With his sculpture group Penelope (1845-46, Danish National Gallery), which won international acclaim, he moved away from the static Neoclassicism and towards a more dramatic and dynamic style. He created also formed depictions of nature, such as The Panther Hunter (1846, Danish National Gallery).

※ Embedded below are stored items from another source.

+        const f32x4 act = spg_fma4(yv, sc, sh), xhat = (yv - mean) * rstd;
+#pragma unroll
+        for (int e = 0; e < 4; ++e)
+          if (!(act[e] > 0.f)) v[e] = 0.f;
+        s1 += v;
+        s2 = spg_fma4(v, xhat, s2);
+        __builtin_nontemporal_store(v, reinterpret_cast<f32x4*>(yo + oo0 + (unsigned)(RPI * u) * (unsigned)g.ldy));
+      }
+      __syncthreads();
+      if (!has_next) break;
+      tile = nxt; buf ^= 1;
+    }
+    const int cl = colw + lc;
+#pragma unroll
+    for (int off = LPR; off < 64; off <<= 1) {
+#pragma unroll
+      for (int e = 0; e < 4; ++e) { s1[e] += __shfl_xor(s1[e], off, 64); s2[e] += __shfl_xor(s2[e], off, 64); }
+    }
+    if (wi != 0 && lane < LPR) {
+      *reinterpret_cast<f32x4*>(xch + (wi * CI + cl) * 2) = s1;
+      *reinterpret_cast<f32x4*>(xch + (wi * CI + cl) * 2 + 4) = s2;
+    }
+    __syncthreads();
+    if (wi == 0 && lane < LPR) {
+      s1 += *reinterpret_cast<const f32x4*>(xch + (1 * CI + cl) * 2);
+      s2 += *reinterpret_cast<const f32x4*>(xch + (1 * CI + cl) * 2 + 4);
+#pragma unroll
+      for (int e = 0; e < 4; ++e) spg_slots_add(g.stat_slots, g.n_mask, cl + e, (double)s1[e], (double)s2[e]);
+    }
+    tail();
+    return;
+  }
+
+  f32x16 acc[1][1];
+#pragma unroll
+  for (int q = 0; q < 16; ++q) acc[0][0][q] = 0.f;
+  const float xsc = kS[wj * 32 + r], xsh = kT[wj * 32 + r];
+  const int wt = tid - 256;
+  const int sc_c = wt >> 1, sc_q = 8 * (wt & 1);
+  const int sg_j = wt & 63, sg_r = 16 * (wt >> 6);
+  f32x4 ss[8];
+#pragma unroll
+  for (int u = 0; u < 8; ++u) ss[u] = f32x4{0.f, 0.f, 0.f, 0.f};
+  float sg = 0.f;
+  __syncthreads();
+  int buf = 0;
+  for (;;) {
+    const int nxt = tile + stride;
+    const bool has_next = nxt < ntile;
+    const float* af = reinterpret_cast<const float*>(buf_a(buf));
+    spg_mfma_chunk_tr_aff<1, 1, IT / 2>(af, buf_x(buf), SA, SX, 0, wi * 32 + r, wj * 32 + r, h, xsc, xsh, acc);
+    const int row = buf_row(buf)[sc_c];
+    if (row >= 0 && row < IT) {
+      const float cf = buf_cf(buf)[sc_c];
+      const f32x4* a4 = buf_a(buf);
+#pragma unroll
+      for (int u = 0; u < 8; ++u) {
+        const f32x4 av = a4[(sc_q + u) * SA + row];
+#pragma unroll
+        for (int e = 0; e < 4; ++e) ss[u][e] = fmaf(cf, av[e], ss[u][e]);
+      }
+    }
+    {
+      const float* ac = af + ((sg_j >> 2) * SA + sg_r) * 4 + (sg_j & 3);
+#pragma unroll
+      for (int u = 0; u < 16; ++u) sg += ac[4 * u];
+    }
+    __syncthreads();
+    if (!has_next) break;
+    tile = nxt; buf ^= 1;
+  }
+#pragma unroll
+  for (int q = 0; q < 16; ++q) gl[(wi * 32 + spg_acc_row(q, h)) * SX + wj * 32 + r] = acc[0][0][q];
+#pragma unroll
+  for (int u = 0; u < 8; ++u) *reinterpret_cast<f32x4*>(ssl + sc_c * SX + 4 * (sc_q + u)) = ss[u];
+  sgl[(wt >> 6) * CI + sg_j] = sg;
+  __syncthreads();
+  tail();
+}
+
+bool spg_poolgram_shape(const SpgGemmParams& g) {
+  return g.a.mode == SPG_PRO_POOLBWD && g.N == SPG_PG_CI && g.K == SPG_PG_CO && g.a.P == 128 && g.a.aidx != nullptr &&
+         (((uintptr_t)g.W) & 15) == 0 && (g.ldw & 3) == 0;
+}
+
+static std::atomic<long> g_poolgram_launches{0};
+extern "C" long spg_poolgram_launches(int reset) { return reset ? g_poolgram_launches.exchange(0) : g_poolgram_launches.load(); }
+
+static int launch_poolgram(const SpgBwdPairParams& p, int grid, hipStream_t stream) {
+  static bool attr_done = false;
+  const size_t lds = spg_poolgram_lds_bytes();
+  if (!attr_done) {
+    hipError_t e = hipFuncSetAttribute(reinterpret_cast<const void*>(&spg_poolgram_kernel), hipFuncAttributeMaxDynamicSharedMemorySize, (int)lds);
+    if (e != hipSuccess) { spg_set_error("hipFuncSetAttribute: %s", hipGetErrorString(e)); return (int)e; }
+    attr_done = true;
+  }
+  hipLaunchKernelGGL(spg_poolgram_kernel, dim3(grid), dim3(SPG_PAIR_THREADS), lds, stream, p);
+  SPG_LAUNCH_CHECK();
+  g_poolgram_launches.fetch_add(1);
+  return 0;
+}
+
 bool spg_bwdpair_supported(const SpgGemmParams& g, const SpgOperand& b) {
   if (g_tune[SPG_TUNE_NO_BWD_PAIR]) return false;
   const int CI = g.N, CO = g.K;
@@ -2070,8 +2415,9 @@
   return launch_bwdpair_t<128, 128, AMODE>(p, grid, stream);
 }
 
-int spg_queue_bwdpair(SpgReduceQueue& q, SpgGemmParams g, const SpgOperand& b, float* dW, hipStream_t stream) {
+int spg_queue_bwdpair(SpgReduceQueue& q, SpgGemmParams g, const SpgOperand& b, float* dW, hipStream_t stream, bool gram) {
   SPG_CHECK_ARG(spg_bwdpair_supported(g, b), "shape not supported by the fused backward");
+  SPG_CHECK_ARG(!gram || spg_poolgram_shape(g), "shape not supported by the Gram form of the pooled layer");
   const int IT = spg_bwdpair_rows(g.N);
   const int ntile = g.M / IT;
   const int grid = ntile < spg_num_cus() ? ntile : spg_num_cus();
@@ -2096,10 +2442,12 @@
     if (grid > 1) SPG_TRY(queue_take(q, (size_t)grid * COh * g.N, &part, stream));
     p.partial = part;
     {
-      const double flops = 4.0 * (double)g.M * (double)COh * (double)g.N;
+      const double flops = gram ? 4.0 * (double)g.M * (double)g.N * (double)g.N + 2.0 * (double)grid * COh * (double)g.N * (double)g.N
+                                : 4.0 * (double)g.M * (double)COh * (double)g.N;
       ProfScope prof(stream, flops, SPG_PROF_TAG(4, 64, 64, g.a.mode, SPG_PRO_AFFINE, 1));
       prof.r.M = g.M; prof.r.N = g.N; prof.r.K = COh;
-      if (g.a.mode == SPG_PRO_BNBWD) SPG_TRY(launch_bwdpair_shape<SPG_PRO_BNBWD>(p, grid, stream));
+      if (gram) SPG_TRY(launch_poolgram(p, grid, stream));
+      else if (g.a.mode == SPG_PRO_BNBWD) SPG_TRY(launch_bwdpair_shape<SPG_PRO_BNBWD>(p, grid, stream));
       else SPG_TRY(launch_bwdpair_shape<SPG_PRO_POOLBWD>(p, grid, stream));
     }
     if (grid > 1) {
diff --git a/superpoint_graph_amd/csrc/spg_pointnet.hip b/superpoint_graph_amd/csrc/spg_pointnet.hip
--- a/superpoint_graph_amd/csrc/spg_pointnet.hip
+++ b/superpoint_graph_amd/csrc/spg_pointnet.hip
@@ -16,6 +16,9 @@
   auto it = g_gram_filled.find(slots);
   return it != g_gram_filled.end() && it->second;
 }
+
+void poolgram_record(const void* aidx, bool gram) { gram_record(aidx, gram); }
+bool poolgram_recorded(const void* aidx) { return gram_recorded(aidx); }
 
 struct Layer : SpgDenseLayer {
   bool conv = false;
@@ -206,6 +209,11 @@
                                          sg.pooled, sg.ldpool, nullptr, st));
   }
   size_t kfirst = 0;
+  if (pl.training) {
+    const Layer& lp = pl.L[sg.convs.back()];
+    poolgram_record(sg.aidx, pl.fold && sg.convs.size() > 1 && lp.cin == 64 && lp.cout == 128 && pl.P == 128 && lp.bn &&
+                                 spg_gemm_precision() == 0 && !spg_tune_get(SPG_TUNE_NO_BWD_PAIR) && !spg_tune_get(SPG_TUNE_NO_POOL_GRAM));
+  }
   if (pl.training && sg.gram != nullptr) gram_record(sg.gram, false);
   if (!fused && pl.training && pl.fold && sg.gram != nullptr && sg.convs.size() > 2) {
     Layer& l0 = pl.L[sg.convs[0]];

Among his more notable works would be Hans Christian Ørsted Monument dedicated to physicist Hans Christian Ørsted. The monument was cast in bronze on a base of granite. At the foot of the statue sit the three Norns of Norse mythology; Urðr (the past), Verðandi (the present) and Skuld (the future). Situated at Ørstedsparken in central Copenhagen, the monument was inaugurated in 1876.

== Family ==
Jerichau married the painter Elisabeth Jerichau-Baumann and they had 9 children. They were the parents of composer Thorald Jerichau, and landscape artists Harald Jerichau and Holger H. Jerichau.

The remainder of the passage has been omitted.